Available data:
────────────────────
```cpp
template <typename T>
static int run_wgrad(const uegan_conv_desc* d, WgradPlan& p, const float* scale, float* dw, float* dbias, int accmask, hipStream_t s) {
  WgradArgs& a = p.a;
  const int acc = accmask & 1, accb = (accmask >> 1) & 1;
  const double flops = 2.0 * (double)d->B * d->Ho * d->Wo * a.N * (double)a.ktot, elems = (double)d->B * d->H * d->W * (d->C1 + d->C2) + (double)d->B * d->Ho * d->Wo * d->Cout;
  auto reduce = [&](bool bias_too) {
    const size_t nw = (size_t)a.N * a.ktot, total = nw + (bias_too ? a.N : 0);
    hipLaunchKernelGGL(wgrad_reduce_kernel, dim3((unsigned)((total + 31) / 32)), dim3(256), 0, s, a.ws, dw, bias_too ? dbias : (float*)nullptr, scale, p.nsplit,
                       a.N, a.g.C, cin_w(d), a.g.KH, a.g.KW, p.bn == -1 ? (size_t)p.tr.a.pstride : nw, acc, accb, cin_row(d));
  };
  if (g_impl.impl == UEGAN_IMPL_DIRECT) {
    const size_t total = (size_t)a.N * a.ktot;
    const int blocks = (int)((total + 255) / 256 < 4096 ? (total + 255) / 256 : 4096);
    hipLaunchKernelGGL((wgrad_direct_kernel<T>), dim3(blocks), dim3(256), 0, s, a, dw, scale, cin_w(d), acc, cin_row(d));
  } else if (p.bn == -1) {
    WgradTrPlan& tr = p.tr;
    tr.a.in1 = a.in1; tr.a.in2 = a.in2; tr.a.dz = a.dz; tr.a.ws = a.ws;
    tr.a.want_bias = dbias ? 1 : 0;
    {
      ProfScope prof(prof_key(3, true, tr.tn, tr.tm, 0, 8, tr.big), flops, s, 2.0 * elems);
      wgtr_launch(tr, s);
      UEGAN_CHECK_LAUNCH();
    }
    reduce(dbias != nullptr);
    UEGAN_CHECK_LAUNCH();
    return UEGAN_OK;
  } else if (p.bn == 0) {
    int rc = heads_wgrad(d, a.in1, a.dz, a.ws, s);
    if (rc) return rc;
    reduce(false);
  } else {
    {
      ProfScope prof(prof_key(2, DT<T>::kDtype == UEGAN_BF16, p.bn, 0, 0, 8, false), flops, s, sizeof(T) * elems);
      if (p.bn == 128) hipLaunchKernelGGL((conv_wgrad_kernel<T, 128>), p.grid, dim3(256), 0, s, a);
      else if (p.bn == 64) hipLaunchKernelGGL((conv_wgrad_kernel<T, 64>), p.grid, dim3(256), 0, s, a);
      else if (p.bn == 32) hipLaunchKernelGGL((conv_wgrad_kernel<T, 32>), p.grid, dim3(256), 0, s, a);
      else hipLaunchKernelGGL((conv_wgrad_kernel<T, 16>), p.grid, dim3(256), 0, s, a);
      UEGAN_CHECK_LAUNCH();
    }
    reduce(false);
  }
  UEGAN_CHECK_LAUNCH();
  if (dbias) {
    const size_t npix = (size_t)d->B * d->Ho * d->Wo;
    const int nch = a.zC / DT<T>::EPC;
    int cp = 1;
    while (cp < nch && cp < 64) cp <<= 1;
    const size_t rows = 256 / cp;
    size_t blocks = (npix + rows * 8 - 1) / (rows * 8);
    if (blocks > BIAS_BLOCKS) blocks = BIAS_BLOCKS;
    if (blocks < 1) blocks = 1;
    float* part = a.ws + (size_t)p.nsplit * a.N * a.ktot;
    hipLaunchKernelGGL((bias_grad_partial_kernel<T>), dim3((unsigned)blocks), dim3(256), 0, s, static_cast<const T*>(a.dz), part, npix, a.zC);
    UEGAN_CHECK_LAUNCH();
    hipLaunchKernelGGL(bias_grad_final_kernel, dim3(a.N), dim3(256), 0, s, part, dbias, (int)blocks, a.N, a.zC, accb);
    UEGAN_CHECK_LAUNCH();
  }
  return UEGAN_OK;
}

extern "C" int uegan_conv2d_wgrad(const uegan_conv_desc* d, const void* x1, const void* x2, const void* dz, const float* scale,
                                  float* dw_oihw, float* dbias, void* workspace, size_t workspace_bytes, uegan_stream_t stream) {
  return uegan_conv2d_wgrad_acc(d, x1, x2, dz, scale, dw_oihw, dbias, workspace, workspace_bytes, 0, stream);
}

extern "C" int uegan_conv2d_wgrad_acc(const uegan_conv_desc* d, const void* x1, const void* x2, const void* dz, const float* scale,
                                      float* dw_oihw, float* dbias, void* workspace, size_t workspace_bytes, int accumulate,
                                      uegan_stream_t stream) {
  int rc = check_desc(d);
  if (rc) return rc;
  UEGAN_CHECK_ARG(x1 && dz && dw_oihw && (d->C2 == 0 || x2), "null pointer");
  WgradPlan p;
  wgrad_plan(d, p);
  UEGAN_CHECK_ARG(workspace && workspace_bytes >= p.ws_bytes, "wgrad workspace too small: %zu < %zu", workspace_bytes, p.ws_bytes);
  p.a.in1 = x1; p.a.in2 = d->C2 ? x2 : x1; p.a.dz = dz; p.a.ws = static_cast<float*>(workspace);
  hipStream_t s = (hipStream_t)stream;
  UEGAN_CHECK_ARG(accumulate >= 0 && accumulate <= 3, "accumulate is a bit mask: 1 = dw, 2 = dbias");
  return d->dtype == UEGAN_F32 ? run_wgrad<float>(d, p, scale, dw_oihw, dbias, accumulate, s) : run_wgrad<bf16_t>(d, p, scale, dw_oihw, dbias, accumulate, s);
}
```

Before: 503.2 imgs/sec.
────────────────────
Task goal: Set down the records once more, character for character.

Exercise result:
```cpp
template <typename T>
static int run_wgrad(const uegan_conv_desc* d, WgradPlan& p, const float* scale, float* dw, float* dbias, int accmask, hipStream_t s) {
  WgradArgs& a = p.a;
  const int acc = accmask & 1, accb = (accmask >> 1) & 1;
  const double flops = 2.0 * (double)d->B * d->Ho * d->Wo * a.N * (double)a.ktot, elems = (double)d->B * d->H * d->W * (d->C1 + d->C2) + (double)d->B * d->Ho * d->Wo * d->Cout;
  auto reduce = [&](bool bias_too) {
    const size_t nw = (size_t)a.N * a.ktot, total = nw + (bias_too ? a.N : 0);
    hipLaunchKernelGGL(wgrad_reduce_kernel, dim3((unsigned)((total + 31) / 32)), dim3(256), 0, s, a.ws, dw, bias_too ? dbias : (float*)nullptr, scale, p.nsplit,
                       a.N, a.g.C, cin_w(d), a.g.KH, a.g.KW, p.bn == -1 ? (size_t)p.tr.a.pstride : nw, acc, accb, cin_row(d));
  };
  if (g_impl.impl == UEGAN_IMPL_DIRECT) {
    const size_t total = (size_t)a.N * a.ktot;
    const int blocks = (int)((total + 255) / 256 < 4096 ? (total + 255) / 256 : 4096);
    hipLaunchKernelGGL((wgrad_direct_kernel<T>), dim3(blocks), dim3(256), 0, s, a, dw, scale, cin_w(d), acc, cin_row(d));
  } else if (p.bn == -1) {
    WgradTrPlan& tr = p.tr;
    tr.a.in1 = a.in1; tr.a.in2 = a.in2; tr.a.dz = a.dz; tr.a.ws = a.ws;
    tr.a.want_bias = dbias ? 1 : 0;
    {
      ProfScope prof(prof_key(3, true, tr.tn, tr.tm, 0, 8, tr.big), flops, s, 2.0 * elems);
      wgtr_launch(tr, s);
      UEGAN_CHECK_LAUNCH();
    }
    reduce(dbias != nullptr);
    UEGAN_CHECK_LAUNCH();
    return UEGAN_OK;
  } else if (p.bn == 0) {
    int rc = heads_wgrad(d, a.in1, a.dz, a.ws, s);
    if (rc) return rc;
    reduce(false);
  } else {
    {
      ProfScope prof(prof_key(2, DT<T>::kDtype == UEGAN_BF16, p.bn, 0, 0, 8, false), flops, s, sizeof(T) * elems);
      if (p.bn == 128) hipLaunchKernelGGL((conv_wgrad_kernel<T, 128>), p.grid, dim3(256), 0, s, a);
      else if (p.bn == 64) hipLaunchKernelGGL((conv_wgrad_kernel<T, 64>), p.grid, dim3(256), 0, s, a);
      else if (p.bn == 32) hipLaunchKernelGGL((conv_wgrad_kernel<T, 32>), p.grid, dim3(256), 0, s, a);
      else hipLaunchKernelGGL((conv_wgrad_kernel<T, 16>), p.grid, dim3(256), 0, s, a);
      UEGAN_CHECK_LAUNCH();
    }
    reduce(false);
  }
  UEGAN_CHECK_LAUNCH();
  if (dbias) {
    const size_t npix = (size_t)d->B * d->Ho * d->Wo;
    const int nch = a.zC / DT<T>::EPC;
    int cp = 1;
    while (cp < nch && cp < 64) cp <<= 1;
    const size_t rows = 256 / cp;
    size_t blocks = (npix + rows * 8 - 1) / (rows * 8);
    if (blocks > BIAS_BLOCKS) blocks = BIAS_BLOCKS;
    if (blocks < 1) blocks = 1;
    float* part = a.ws + (size_t)p.nsplit * a.N * a.ktot;
    hipLaunchKernelGGL((bias_grad_partial_kernel<T>), dim3((unsigned)blocks), dim3(256), 0, s, static_cast<const T*>(a.dz), part, npix, a.zC);
    UEGAN_CHECK_LAUNCH();
    hipLaunchKernelGGL(bias_grad_final_kernel, dim3(a.N), dim3(256), 0, s, part, dbias, (int)blocks, a.N, a.zC, accb);
    UEGAN_CHECK_LAUNCH();
  }
  return UEGAN_OK;
}

extern "C" int uegan_conv2d_wgrad(const uegan_conv_desc* d, const void* x1, const void* x2, const void* dz, const float* scale,
                                  float* dw_oihw, float* dbias, void* workspace, size_t workspace_bytes, uegan_stream_t stream) {
  return uegan_conv2d_wgrad_acc(d, x1, x2, dz, scale, dw_oihw, dbias, workspace, workspace_bytes, 0, stream);
}

extern "C" int uegan_conv2d_wgrad_acc(const uegan_conv_desc* d, const void* x1, const void* x2, const void* dz, const float* scale,
                                      float* dw_oihw, float* dbias, void* workspace, size_t workspace_bytes, int accumulate,
                                      uegan_stream_t stream) {
  int rc = check_desc(d);
  if (rc) return rc;
  UEGAN_CHECK_ARG(x1 && dz && dw_oihw && (d->C2 == 0 || x2), "null pointer");
  WgradPlan p;
  wgrad_plan(d, p);
  UEGAN_CHECK_ARG(workspace && workspace_bytes >= p.ws_bytes, "wgrad workspace too small: %zu < %zu", workspace_bytes, p.ws_bytes);
  p.a.in1 = x1; p.a.in2 = d->C2 ? x2 : x1; p.a.dz = dz; p.a.ws = static_cast<float*>(workspace);
  hipStream_t s = (hipStream_t)stream;
  UEGAN_CHECK_ARG(accumulate >= 0 && accumulate <= 3, "accumulate is a bit mask: 1 = dw, 2 = dbias");
  return d->dtype == UEGAN_F32 ? run_wgrad<float>(d, p, scale, dw_oihw, dbias, accumulate, s) : run_wgrad<bf16_t>(d, p, scale, dw_oihw, dbias, accumulate, s);
}
```

Before: 503.2 imgs/sec.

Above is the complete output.